A trained taste panel evaluated different sauerkraut trials prepared with NaCl, KCl, and their mixtures; the best taste was observed for the sauerkraut juice fermented with mineral salt (28% KCl to 57% NaCl mixture) (Viander and others 2003).
Yoo and others (2006) fermented cucumbers with diverse salt types. The best sensory results were obtained when the fruits were brined in a mixture which contained the same concentrations of Ca and Mg as bay salt. A low level of NaCl (0% to 5.8%) with 0.2% CaCl2 in cucumber fermentation led to an improvement in the firmness of the fruits' mesocarp with respect to the product prepared with just NaCl in the brine (Fleming and others 1987).
As a summary of the most commonly employed replacers, KCl, CaCl2, and ZnCl2 show promising perspectives because their addition does not significantly alter the microbiological, physicochemical and sensorial characteristics of the final products (Table 2). However, MgCl2 and, possibly, other salts may have a weaker or a more specific role in the replacement of NaCl in vegetables.

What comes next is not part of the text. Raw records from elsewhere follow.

diff --git a/mixgrpo_amd/flux.py b/mixgrpo_amd/flux.py
--- a/mixgrpo_amd/flux.py
+++ b/mixgrpo_amd/flux.py
@@ -242,6 +242,21 @@
         self.base.train = v
 
 
+class CondTable:
+
+    def __init__(self, temb, st, double, single, e):
+        self.temb, self.st, self.double, self.single, self.e = temb, st, double, single, e
+        self.rows = st.shape[0]
+
+    @staticmethod
+    def view(t, rows, B):
+        if isinstance(rows, int):
+            return t[rows:rows + 1].expand(B, -1)
+        first, stop = rows
+        assert stop - first == B, f"conditioning rows {rows} for a forward at batch {B}"
+        return t[first:stop]
+
+
 class FluxTransformer2DModel(torch.nn.Module):
 
     def __init__(self, config: FluxConfig = None, device="cuda", attention_dtype="bf16", **cfg_kwargs):
@@ -454,7 +469,7 @@
                 m = torch.empty(B, 6 * d, dtype=BF16, device=dev)
                 ops.skinny_linear(st, W16(f"{p}.{norm}.linear.weight"), W16(f"{p}.{norm}.linear.bias"), m, 6 * d, d)
             mods[name] = m
-            ops.ln_modulate(self._stream_rows(pl.x_in, w, name, d), m[:, 0:d], m[:, d:2 * d], 6 * d, pl.nrm1[sl[name]], d)
+            ops.ln_modulate(self._stream_rows(pl.x_in, w, name, d), m[:, 0:d], m[:, d:2 * d], m.stride(0), pl.nrm1[sl[name]], d)
         if pl.fused_qkv:
             for name, _, qkvn, nq, nk, _, _, rows, s0 in streams:
                 self._qkv_nograd(pl.nrm1[sl[name]], f"{p}.attn.{qkvn[0]}", pl.qkv[sl[name]], w, rows, s0,
@@ -473,20 +488,20 @@
             for name, _, _, _, _, outn, *_ in streams:
                 ops.gemm(self._stream_rows(pl.O, w, name, d), W16(f"{p}.attn.{outn}.weight"), W16(f"{p}.attn.{outn}.bias"),
                          self._stream_rows(w.X, w, name, d), d, d, EPI_BIAS_GATE_RES, gate=mods[name][:, 2 * d:3 * d],
-                         gate_ld=6 * d, aux=part(pl.y_attn, name))
+                         gate_ld=mods[name].stride(0), aux=part(pl.y_attn, name))
             if pl.x_mid is not None:
                 pl.x_mid.copy_(w.X)
         x_mid = w.X if pl.run_out else pl.x_mid
         for name in ("txt", "img"):
             m = mods[name]
-            ops.ln_modulate(self._stream_rows(x_mid, w, name, d), m[:, 3 * d:4 * d], m[:, 4 * d:5 * d], 6 * d, pl.nrm2[sl[name]], d)
+            ops.ln_modulate(self._stream_rows(x_mid, w, name, d), m[:, 3 * d:4 * d], m[:, 4 * d:5 * d], m.stride(0), pl.nrm2[sl[name]], d)
         for name, _, _, _, _, _, ffn, *_ in (streams if pl.run_ff else ()):
             ops.gemm(Rows.of(pl.nrm2[sl[name]]), W16(f"{p}.{ffn}.net.0.proj.weight"), W16(f"{p}.{ffn}.net.0.proj.bias"),
                      Rows.of(w.hid[sl[name]]), 4 * d, d, EPI_BIAS_GELU, aux=part(pl.hid_pre, name))
         for name, _, _, _, _, _, ffn, *_ in (streams if pl.run_out else ()):
             ops.gemm(Rows.of(w.hid[sl[name]]), W16(f"{p}.{ffn}.net.2.weight"), W16(f"{p}.{ffn}.net.2.bias"),
                      self._stream_rows(w.X, w, name, d), d, 4 * d, EPI_BIAS_GATE_RES, gate=mods[name][:, 5 * d:6 * d],
-                     gate_ld=6 * d, aux=part(pl.y_ff, name))
+                     gate_ld=mods[name].stride(0), aux=part(pl.y_ff, name))
         return mods
 
     def _single_block(self, i, w, st, cos, sin, pl, mod_in=None):
@@ -502,7 +517,7 @@
             m = torch.empty(B, 3 * d, dtype=BF16, device=self.store.device)
             ops.skinny_linear(st, self.W(f"{p}.norm.linear.weight"), self.W(f"{p}.norm.linear.bias"), m, 3 * d, d)
         Xa = Rows(pl.x_in, M, d, S, S * d)
-        ops.ln_modulate(Xa, m[:, 0:d], m[:, d:2 * d], 3 * d, pl.nrm1, d)
+        ops.ln_modulate(Xa, m[:, 0:d], m[:, d:2 * d], m.stride(0), pl.nrm1, d)
         wq, wk = self.W32(f"{p}.attn.norm_q.weight"), self.W32(f"{p}.attn.norm_k.weight")
         if pl.fused_qkv:
             self._qkv_nograd(pl.nrm1, f"{p}.attn.to_q", pl.qkv, w, S, 0, wq, wk, cos, sin)
@@ -524,7 +539,7 @@
             w.cat[:, :, :d].copy_(pl.O_keep)
         if pl.run_out:
             ops.gemm(Rows.of(cat2), self.W(f"{p}.proj_out.weight"), self.W(f"{p}.proj_out.bias"), Xa, d, 5 * d,
-                     EPI_BIAS_GATE_RES, gate=m[:, 2 * d:3 * d], gate_ld=3 * d, aux=pl.y_attn)
+                     EPI_BIAS_GATE_RES, gate=m[:, 2 * d:3 * d], gate_ld=m.stride(0), aux=pl.y_attn)
         return m
 
     def _embed(self, w, hidden_states, encoder_hidden_states):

Table 2. Main effects of the application of diverse chloride salt on the elaboration of fermented vegetables
|CaCl2||Decreased microbial growth, mainly Enterobacteriaceae||Delayed sugar diffusion, delay in the production of lactic acid, drop in the pH, and improved firmness||More attractive firmness and improved bitterness, hardness, fibrousness, and crunchiness|
|KCl||Slight increase in microbial growth||Slight reduction in lactic acid production||Provided similar saltiness scores to NaCl and their mixtures improved taste|
|MgCl2||Slight increase in microbial growth||Helped to reduce the pH and increase the titratable acidity||Good taste in fermented cucumbers|
|ZnCl2||Decreased the growth of yeasts and Enterobacteriaceae||Delayed sugar consumption and improved firmness||Improved overall sensory profile, mainly by decreasing bitterness|
In most countries and in most cases, Na content in vegetable products can be markedly lowered. A 1st and very convenient step would simply consist of using the recommended concentration in each product, compatible with its proper stabilization and organoleptic characteristics. However, the substitution or replacement of NaCl with other salt mixtures is progressively gaining support because, in this way, the use of NaCl in brines can be reduced and the contribution to SI decrease. ZnCl2 is expected to have a marked function in lowering the level of NaCl in vegetable packaging due to its apparent yeast control. Nowadays, as was shown through this review, the possibility of reducing salt in fermented vegetables is becoming a reality. However, this reformulation must always be checked product by product. As far as it is known at the moment, it is very unlikely that a single ingredient could replace NaCl in vegetable products. Thus, a detailed research related to the effects of any potential modification of food composition on consumer acceptability, shelf life, and safety evaluation of new products is essential before marketing any reformulated food. KCl, CaCl2, and ZnCl2 show promising perspectives of application because their additions do not significantly alter the microbiological, physicochemical, and sensorial characteristics of the final products.